Payments by the Quartermaster's Department, directly or indirectly, for transportation over the land-grant and bonded portions of the railroads forming this through connection, are prohibited by the laws of March 3, 1873, and March 3, 1875 (published in General Orders Nos. 48, A. G. O., of 1873, and 62, A. G. O., of 1874). "

This prohibition of law would compel the Quartermaster's Department to make pro rata deductions from the rates offered by these intermediaries of shippers and railroad corporations.

But certificates of service are issued for land-grant transportation (see par. 7 of G. O. No. 107, A. G. O., of 1875),on which legal settlements will no doubt eventually be made when the questions at issue are finally determined by competent authority

And the earnings of the bonded Pacific Railroads by military transportation are applied by the Secretary of the Treasury on the indebtedness of those railroads on account of the interest paid by the United States on bonds issued in their behalf. These land-grant and bonded roads are the beneficiaries of the United States. By section 6 of the act of July 1, 1862, incorporating the Pacific Railroad Companies, it is provided that they shall transport mails, troops, munitions of war, supplies and public stores upoa said railroad for the government whenever required to do so by any department thereof, and that the government shall at all times have the preference in the use of the same for all the purposes aforesaid (at fair and reasonable rates of compensation, not to exceed the rates paid by private parties for the same kind of service)."

There is nothing in law or orders prohibiting the issue by the Quartermaster's Department of one bill of lading through from New York, Chicago, or any other point, to San Francisco, Yuma, or other point on the Pacific slope, when the interests of the United States are subseryed thereby.

As a convenience, and at the request of the railroad companies, separate bills of lading are issued for the service required of the Pacific Railroads, but this practice may be waived whenever desired, and a through bill, with proper notations as to mode of settlement, may be issued; certificates of service, showing the value thereof, to be given to the bonded and land-grant railroads, as provided in existing orders.

How, in view of these facts, can these organizations legally refuse government freight at as low rates as they offer private shippers ?
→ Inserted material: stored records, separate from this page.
template <int C, bool LN>
__global__ __launch_bounds__(256, 1) void ff_fused_kernel(FFP p) {
    constexpr int NT = C / 32;
    constexpr int NK = C / 16;
    constexpr int NO = C / 32;
    constexpr int W1_STAGE = 64 * 64;
    constexpr int W1_BYTES = NT * W1_STAGE;
    constexpr int W2_BYTES = C * 64;
    constexpr int NP1 = NT * 4, NP2 = C / 16;
    static_assert(NP1 % 4 == 0 && NP2 % 4 == 0, "pieces per wave");
    constexpr int PPW1 = NP1 / 4, PPW2 = NP2 / 4;
    constexpr int SROW = 128 + 16;
    constexpr int STAGE_REGION = 32 * SROW;
    static_assert(NO % 2 == 0, "staging geometry");
    constexpr int RING = 2 * W1_BYTES + 3 * W2_BYTES;
    constexpr int B2_OFF = RING + 4 * STAGE_REGION;
    constexpr int LDS_BYTES = B2_OFF + C * 4;
    static_assert(LDS_BYTES <= 160 * 1024, "LDS budget");
    __shared__ __attribute__((aligned(1024))) unsigned char lds[LDS_BYTES];
    const int tid = threadIdx.x, lane = tid & 63;
    const int wave = __builtin_amdgcn_readfirstlane(tid >> 6);
    const int l31 = lane & 31, hi = lane >> 5;
    unsigned char* const w1ring = lds;
    unsigned char* const w2ring = lds + 2 * W1_BYTES;
    unsigned char* stage = lds + RING + wave * STAGE_REGION;
// ... 132 lines not shown
                if constexpr (k < PPW1 && PDM >= 0)
                    __builtin_amdgcn_raw_ptr_buffer_load_lds(rsW1, (__attribute__((address_space(3))) void*)(w1ring + PDM * W1_BYTES + k * W1_STAGE + wave * 1024),
                                                             16, (int)voff1, so1 + k * 4096, 0, 0);
                else if constexpr (k >= PPW1 && k < PPW1 + PPW2 && D2)
                    __builtin_amdgcn_raw_ptr_buffer_load_lds(rsW2, (__attribute__((address_space(3))) void*)(w2ring + w2wr + (wave + 4 * (k - PPW1)) * 1024),
                                                             16, (int)voff2, so2 + (k - PPW1) * w2_step, 0, 0);
            }
            if constexpr (PG >= 0) {
                constexpr int NSTEP = 48 - G_FRONT;
                if constexpr (i == 0 || (NSTEP * i) / NS != (NSTEP * (i - 1)) / NS) gstep(std::integral_constant<int, G_FRONT + (NSTEP * i) / NS>{});
            }
            __builtin_amdgcn_sched_barrier(0);
        });
        if constexpr (PG >= 0) {
            hh[PG][0] = __builtin_bit_cast(bf16x8, hw0);
            hh[PG][1] = __builtin_bit_cast(bf16x8, hw1);
        }
        if constexpr (D2) asm volatile("s_waitcnt vmcnt(5)" ::: "memory");
        else asm volatile("s_waitcnt vmcnt(0)" ::: "memory");
        __builtin_amdgcn_s_barrier();
    };
    using I0 = std::integral_constant<int, 0>;
    using I1 = std::integral_constant<int, 1>;
    using IX = std::integral_constant<int, -1>;

    long long blk = blockIdx.x;
    if (tid < C / 4) reinterpret_cast<float4*>(lds + B2_OFF)[tid] = reinterpret_cast<const float4*>(p.b2)[tid];
    ff_static_for<0, 2 * PPW1>([&](auto ic) __attribute__((always_inline)) {
        constexpr int k = decltype(ic)::value % PPW1, par = decltype(ic)::value / PPW1;
        __builtin_amdgcn_raw_ptr_buffer_load_lds(rsW1, (__attribute__((address_space(3))) void*)(w1ring + par * W1_BYTES + k * W1_STAGE + wave * 1024), 16,
                                                 (int)voff1, par * 64 * C * 2 + k * 4096, 0, 0);
    });
    ld1 = 2;
    ff_static_for<0, PPW2>([&](auto ic) __attribute__((always_inline)) {
        constexpr int k = decltype(ic)::value;
        __builtin_amdgcn_raw_ptr_buffer_load_lds(rsW2, (__attribute__((address_space(3))) void*)(w2ring + (wave + 4 * k) * 1024), 16, (int)voff2,
                                                 k * w2_step, 0, 0);
    });
    ld2 = 1;
    w2_wr_slot = 1;
    load_x(blk);
    asm volatile("s_waitcnt vmcnt(0)" ::: "memory");
    if constexpr (LN) ln_rows_inplace<NK>(xr, p.ln_eps);
    __builtin_amdgcn_s_barrier();
    tick(I0{}, IX{}, IX{}, IX{}, I0{}, -1);

    u32x4 r1[2][4];
    u32x2 r2[2][8];
    auto fetch_res = [&](long long mw0_, int ps, u32x4 (&q1)[4], u32x2 (&q2)[8]) __attribute__((always_inline)) {
        int lane_e = lane;
        asm volatile("" : "+v"(lane_e));
        if (p.res1) {
            const bf16_t* rz = p.res1 + mw0_ * p.ldr1 + ps * 64;
#pragma unroll
            for (int it = 0; it < 4; ++it) {
                const int c = it * 64 + lane_e;
                q1[it] = *reinterpret_cast<const u32x4*>(rz + (long long)(c >> 3) * p.ldr1 + (c & 7) * 8);
            }
        } else {
#pragma unroll
            for (int it = 0; it < 4; ++it) q1[it] = u32x4{0, 0, 0, 0};
        }
        if (p.res2) {
            const bf16_t* rz = p.res2 + (mw0_ + (lane_e & 31)) * p.ldr2 + ps * 64 + (lane_e >> 5) * 4;
#pragma unroll
            for (int k = 0; k < 8; ++k) q2[k] = *reinterpret_cast<const u32x2*>(rz + (k >> 2) * 32 + (k & 3) * 8);
        } else {
#pragma unroll
            for (int k = 0; k < 8; ++k) q2[k] = u32x2{0, 0};
        }
    };

    while (true) {
        const long long mw0 = blk * 128 + wave * 32;
        tick(I1{}, I0{}, IX{}, I0{}, I1{}, 0);
        for (int j = 1; j + 2 < nslab; j += 2) {
            tick(I0{}, I1{}, I0{}, I1{}, I1{}, j);
            tick(I1{}, I0{}, I1{}, I0{}, I1{}, j + 1);
        }
        const long long nxt = blk + gridDim.x;
        load_x(nxt < nblocks ? nxt : blk);
        tick(IX{}, I1{}, I0{}, I1{}, I0{}, nslab - 1);
        if constexpr (LN) ln_rows_inplace<NK>(xr, p.ln_eps);
        fetch_res(mw0, 0, r1[0], r2[0]);
        tick(I0{}, IX{}, I1{}, IX{}, I1{}, nslab);

        {
            int lane_e = lane;
            asm volatile("" : "+v"(lane_e));
            const int l31 = lane_e & 31, hi = lane_e >> 5, lane = lane_e;
            const long long m = mw0 + l31;
            float ca = p.c_acc, c1 = p.c_res1, c2 = p.c_res2;
            if (p.coef) {
                const float* cf = p.coef + (m / p.coef_rpg) * 3;
                ca = cf[0]; c1 = cf[1]; c2 = cf[2];
            }
#pragma unroll
            for (int ps = 0; ps < NO / 2; ++ps) {
                const int col0 = ps * 64;
                if (ps + 1 < NO / 2) fetch_res(mw0, ps + 1, r1[(ps + 1) & 1], r2[(ps + 1) & 1]);
                if (p.res1) {
#pragma unroll
                    for (int it = 0; it < 4; ++it) {
                        const int c = it * 64 + lane;
                        *reinterpret_cast<u32x4*>(stage + (c >> 3) * SROW + (c & 7) * 16) = r1[ps & 1][it];
                    }
                    asm volatile("s_waitcnt lgkmcnt(0)" ::: "memory");
                }
#pragma unroll
                for (int oo = 0; oo < 2; ++oo) {
// ... 7 lines not shown
                        if (p.res1) {
                            const uint2 rr = *reinterpret_cast<const uint2*>(stage + l31 * SROW + ch * 2);
                            v[0] += c1 * bflo(rr.x); v[1] += c1 * bfhi(rr.x); v[2] += c1 * bflo(rr.y); v[3] += c1 * bfhi(rr.y);
                        }
                        if (p.res2) {
                            const u32x2 rr = r2[ps & 1][oo * 4 + g];
                            v[0] += c2 * bflo(rr.x); v[1] += c2 * bfhi(rr.x); v[2] += c2 * bflo(rr.y); v[3] += c2 * bfhi(rr.y);
                        }
                        *reinterpret_cast<uint2*>(stage + l31 * SROW + ch * 2) = make_uint2(pack2bf(v[0], v[1]), pack2bf(v[2], v[3]));
                    }
#pragma unroll
                    for (int r = 0; r < 16; ++r) acc2[o][r] = 0.f;
                }
                asm volatile("s_waitcnt lgkmcnt(0)" ::: "memory");
                bf16_t* oz = p.out + mw0 * p.ldo + col0;
#pragma unroll
                for (int c0 = 0; c0 < 256; c0 += 64) {
                    const int c = c0 + lane;
                    *reinterpret_cast<uint4*>(oz + (long long)(c >> 3) * p.ldo + (c & 7) * 8) =
                        *reinterpret_cast<const uint4*>(stage + (c >> 3) * SROW + (c & 7) * 16);
                }
            }
        }
        if (nxt >= nblocks) break;
        blk = nxt;
    }
    asm volatile("s_waitcnt vmcnt(0)" ::: "memory");
}

}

You are requested to ascertain from the “California Fast Freight Line,” and report to this office, whether under the mode of settlement above indicated it will retuse government freight or discriminate against the United States in shipments and charges.
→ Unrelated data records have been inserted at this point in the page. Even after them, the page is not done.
## Add flattened batch-pixel tiling for small-spatial 1x1 convs and widen wgrad split

Adds a cmf_kernel that tiles the 1x1 conv GEMM over the flattened batch*pixel dimension instead of per image, picking a tile shape with a cost model so small-resolution layers fill all CUs. Wgrad planning shrinks tiles and raises the K-split when too few blocks would launch. The forward path also now routes aligned stride-1 1x1 convs to the HIP kernel when the batch has enough pixels, instead of to the library conv. Risks include losing library conv efficiency on some shapes and extra atomic/reduction work from the larger wgrad split.

```diff
diff --git a/include/mde_abi.h b/include/mde_abi.h
--- a/include/mde_abi.h
+++ b/include/mde_abi.h
@@ -310,6 +310,16 @@
 
 int mde_conv1x1_supported(int64_t cin, int64_t cout, int64_t h, int64_t w, int stride,
                           int dtype);
+#define MDE_C1_I_FWD_BLOCKS 0
+#define MDE_C1_I_DGRAD_BLOCKS 1
+#define MDE_C1_I_WGRAD_BLOCKS 2
+#define MDE_C1_I_WGRAD_SLABS 3
+#define MDE_C1_I_CUS 4
+#define MDE_C1_I_FWD_TILE 5
+#define MDE_C1_I_DGRAD_TILE 6
+#define MDE_C1_I_WGRAD_TILE 7
+int64_t mde_conv1x1_instance(int64_t n, int64_t cin, int64_t cout, int64_t h, int64_t w, int stride,
+                         int what);
 int mde_conv1x1_fwd(const void* x, const float* weight, void* y, int64_t n, int64_t cin,
                     int64_t cout, int64_t h, int64_t w, int stride, int dtype, void* stream);
 int mde_conv1x1_bwd_data(const void* gy, const float* weight, void* gx, int64_t n, int64_t cin,
diff --git a/monocular_depth_estimation_amd/_abi.py b/monocular_depth_estimation_amd/_abi.py
--- a/monocular_depth_estimation_amd/_abi.py
+++ b/monocular_depth_estimation_amd/_abi.py
@@ -146,6 +146,7 @@
     "mde_linear_wgrad": (_int, [_vp, _vp, _vp, _vp, _i64, _i64, _i64, _vp, _int, _vp]),
     "mde_gelu_bwd_colsum": (_int, [_vp, _vp, _vp, _vp, _i64, _i64, _vp, _int, _vp]),
     "mde_conv1x1_supported": (_int, [_i64, _i64, _i64, _i64, _int, _int]),
+    "mde_conv1x1_instance": (_i64, [_i64, _i64, _i64, _i64, _i64, _int, _int]),
     "mde_conv1x1_fwd": (_int, [_vp, _vp, _vp, _i64, _i64, _i64, _i64, _i64, _int, _int, _vp]),
     "mde_conv1x1_bwd_data": (_int, [_vp, _vp, _vp, _i64, _i64, _i64, _i64, _i64, _int, _int, _vp]),
     "mde_conv1x1_wgrad_workspace": (_sz, [_i64, _i64, _i64, _i64, _i64, _int, _int]),
diff --git a/monocular_depth_estimation_amd/csrc/conv1x1.hip b/monocular_depth_estimation_amd/csrc/conv1x1.hip
--- a/monocular_depth_estimation_amd/csrc/conv1x1.hip
+++ b/monocular_depth_estimation_amd/csrc/conv1x1.hip
@@ -167,6 +167,172 @@
         const int m = m0 + wm * 32 * MT + 32 * x + (r & 3) + 8 * (r >> 2) + 4 * h;
         if (PAD && m >= M) continue;
         float* dst = ob + (int64_t)m * hout * wout + po;
+        if constexpr (SOUT == 1) {
+          *dst = acc[x][y][r];
+        } else {
+          *reinterpret_cast<float2*>(dst) = make_float2(acc[x][y][r], 0.f);
+          if (2 * rr + 1 < hout) *reinterpret_cast<float2*>(dst + wout) = make_float2(0.f, 0.f);
+        }
+      }
+  }
+}
+
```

Very respectfully, your obedient servant. By order of the Quartermaster-General.

STEWART VAN VLIET, Asst. Quartermaster-General, Bot. Maj. General, U. S. Army. Col. L. C. Easton, Depot Quartermaster, New York City.

(1st indorsement.)

DEPOT QUARTERMASTER'S OFFICE,

New York City, June 10, 1878. True copy respectfully referred to Mr. E. Hawley, general eastern agent “ California Fast Freight Line," New York City.
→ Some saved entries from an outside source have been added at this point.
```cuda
struct Param {
  std::string name;
  int ndim; long long shape[4];
  long long off, count;
  int pack, taps, O, I, round;
};
// ... 555 lines not shown
      d.a1 = A; d.C1 = K; d.conv = 0; d.taps = 1; d.a_rows = a_rows; d.a_ld = lda; d.a_batch_rows = a_batch_rows;
      d.w = Wm; d.N_total = N; d.K_total = K; d.w_rows = w_rows; d.w_ld = ldw; d.w_batch_rows = w_batch_rows;
      d.nbatch = nbatch; d.M_per_batch = M; d.qstats = qstats; d.epi = ep;
      d.f16 = om == 2;
      if (dry) return;
      TcGemmPlan* pl = nullptr;
      if (int r = tc_gemm_plan_create(d, &pl)) { rc = r; return; }
      e->tcplans.push_back(pl);
      name("gemm %dx(%dx%dx%d)%s [%s]", nbatch, M, N, K, residual ? " +res" : "", tc_gemm_form(pl));
      {
        const double es = om == 2 ? 2.0 : 4.0;
        next_bytes = (double)(a_batch_rows ? nbatch : 1) * M * K * es + (double)(w_batch_rows ? nbatch : 1) * N * K * es +
                     (double)nbatch * M * N * (round == 2 ? 2.0 : 4.0) + (residual ? (double)nbatch * M * N * 4.0 : 0.0);
      }
      op(1, [=](cudaStream_t st) { return tc_gemm_launch(pl, st); }, 0, 2.0 * nbatch * (double)M * N * K);
    } else {
      SimtConv s; memset(&s, 0, sizeof(s));
      s.x1 = A; s.C1 = K; s.ld1 = lda; s.in_scale = 1.f; s.H = M; s.W = 1; s.R = s.S = 1; s.stride = 1; s.pad = 0;
      s.OH = M; s.OW = 1; s.nbatch = nbatch; s.a_batched = a_batch_rows != 0; s.w = Wm; s.N = N;
      s.w_batch_stride = (long long)w_batch_rows * ldw; s.w_ld = ldw;
      ep.rows_per_img = M; s.epi = ep;
      op(1, [=](cudaStream_t st) { return launch_conv_simt(s, st); }, 1, 2.0 * nbatch * (double)M * N * K);
    }
  }

  const float* dense_all_ = nullptr;
  void tap(int idx, const Tensor& t) { if (!dry) e->taps[idx] = t; }

  bool lowc_ok(int C1, int C2, int Cout, int H, int taps) const {
    if (e->cfg.precision != 0 || e->sumC % 2 != 0) return false;
    SimtConv s; memset(&s, 0, sizeof(s));
    s.C1 = C1; s.C2 = C2; s.in_scale = 1.f; s.H = H; s.W = H; s.R = s.S = (taps == 9 ? 3 : 1); s.stride = 1; s.pad = (taps == 9 ? 1 : 0);
    s.OH = H; s.OW = H; s.nbatch = B; s.a_batched = 1; s.N = Cout; s.epi.ld_out = Cout; s.epi.ld_res = Cout;
    return conv_lowc_supported(s);
  }

  Tensor resblock(const Mod& m, Tensor& x1, Tensor& x2) {
    Tensor none;
    const int Cin = x1.C + x2.C, H = x1.H, Ho = m.up ? 2 * H : m.down ? H / 2 : H;
    const bool resample = m.up || m.down;
    const float inv_s2 = e->cfg.skip_rescale ? 1.0f / (float)std::sqrt(2.0) : 1.0f;
    const bool h1_f16 = om == 2 && m.tc0 && m.tc1 && fused_stats && (Ho * Ho) % 32 == 0 && (m.cout % 128 == 0);
    const int G0 = groups(Cin), G1 = groups(m.cout);
    const bool lc0 = lowc_gn && !m.tc0 && !resample && !x1.f16 && !x2.f16 && Cin % G0 == 0 && (Cin / G0) % 4 == 0 && x1.C % 4 == 0 &&
                     lowc_ok(x1.C, x2.C, m.cout, H, 9);
    const bool lc1 = lowc_gn && !m.tc1 && m.cout % G1 == 0 && (m.cout / G1) % 4 == 0 && lowc_ok(m.cout, 0, m.cout, Ho, 9);
// ... 88 lines not shown
    const float* bqkv = e->W(m.nb[0]);
    const float sc = 1.0f / std::sqrt((float)C);
    const long long BT = (long long)B * T;
    const int Bc = B;
    Tensor a = talloc(C, x.H, x.W);
    gn(x, none, m.gn0w, m.gn0b, 0, (tc || small) ? om : 0, a, nullptr);
    long long ob; float* O = nullptr;
    float* dO = nullptr;
    if (small) {
      long long qb; float* qkv = falloc(BT * 3 * C, &qb);
      gemm(true, a.p, C, BT, 0, Wqkv, C, 3LL * C, 0, 1, (int)BT, 3 * C, C, bqkv, nullptr, 0, 1.f, 0, qkv, 3 * C);
      tfree(a);
      O = falloc(BT * C, &ob);
      const int rnd = m.tc2 ? om : 0;
      if (!dry) { if (int r = launch_attn_small_configure(T, C)) { rc = r; } }
      name("attn_small T=%d C=%d", T, C);
      op(1, [=](cudaStream_t st) { return launch_attn_small(qkv, O, Bc, T, C, sc, rnd, st); }, 4);
      ffree(qkv, qb);
    } else {
      long long qkb, vtb, sb;
      float *dqk = nullptr, *dvT = nullptr, *dS = nullptr;
      float* qk = falloc2((long long)B * T * 2 * C, &qkb, &dqk);
      float* vT = falloc2((long long)B * C * T, &vtb, &dvT);
      gemm(tc, a.p, C, BT, 0 , Wqkv, C, 2LL * C, 0, 1, (int)BT, 2 * C, C, bqkv, nullptr, 0, 1.f, tc ? om : 0, qk, 2 * C);
      gemm(tc, wv, C, C, 0, a.p, C, BT, T, B, C, T, C, nullptr, nullptr, 0, 1.f, tc ? om : 0, vT, T, nullptr, 1 << 30);
      if (tan) {
        tan_op = true;
        gemm(tc, a.d, C, BT, 0, Wqkv, C, 2LL * C, 0, 1, (int)BT, 2 * C, C, nullptr, nullptr, 0, 1.f, tc ? om : 0, dqk, 2 * C);
        gemm(tc, wv, C, C, 0, a.d, C, BT, T, B, C, T, C, nullptr, nullptr, 0, 1.f, tc ? om : 0, dvT, T, nullptr, 1 << 30);
        tan_op = false;
      }
      tfree(a);
      if (om == 2 && !(tc && m.tc2 && tc_attn_supported(T, C))) {
        set_error("ncsnpp: fp16 operand mode needs the fused attention core (T=%d C=%d)", T, C); rc = 2; return Tensor();
      }
      if (tc && m.tc2 && tc_attn_supported(T, C) && !tan) {
        Tensor out = talloc(C, x.H, x.W);
        if (fused_stats) out.qs = qalloc(C);
        if (!dry) {
          TcAttnDesc d; memset(&d, 0, sizeof(d));
          d.qk = qk; d.vT = vT; d.w3 = e->W(m.nw[3]); d.bv = bqkv + 2 * C; d.b3 = e->W(m.nb[3]); d.x = x.p; d.out = out.p;
          d.qstats = out.qs; d.nimg = B; d.T = T; d.C = C; d.out_scale = inv_s2; d.f16 = om == 2;
          TcAttnPlan* pl = nullptr;
          if (int r = tc_attn_plan_create(d, &pl)) { rc = r; return Tensor(); }
          e->attnplans.push_back(pl);
          name("attention core T=%d C=%d (QK^T, softmax, PV, NIN_3 +res) [fused]", T, C);
          next_bytes = (double)B * T * C * ((om == 2 ? 2.0 : 4.0) * 3 + 8.0) + (double)C * C * (om == 2 ? 2.0 : 4.0);
          op(1, [=](cudaStream_t st) { return tc_attn_launch(pl, st); }, 0, 2.0 * B * T * ((double)T * C * 2 + (double)C * C));
        }
        ffree(qk, qkb); ffree(vT, vtb);
        return out;
      }
      float* S = falloc2(BT * T, &sb, &dS);
// ... 914 lines not shown
```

This oftice having been informed by him that his present instructions would not permit his signing a through bill of lading for government freight from New York City to San Francisco, Yuma, Cal., &c., Mr. Hawley is respectfully requested to take with as little delay as possible such steps as he may deem necessary to obtain the consent of tho Iowa lines and connecting Pacific roads, with the view of their adopting the plan suggested by the Quartermaster-General of the Army. . In a shipment New York City to San Francisco, Cal., on through bill of lading, payment in cash could be made by this office to the “California Fast Freight Line for freight New York City to Mississippi River (New York City to Cedar Rapids, if sent over Chicago and Northwestern Railroad) immediately upon return to this office of the original" bill of lading properly indorsed by the depot quartermaster at San Francisco, Cal., and certificates of service for the transportation furnished by the landgrant and bonded railroads would be issued separately to each road. The proper notations, giving the proportion of through rate due to each road, would appear on the bills of lading. See form inclosed herewith.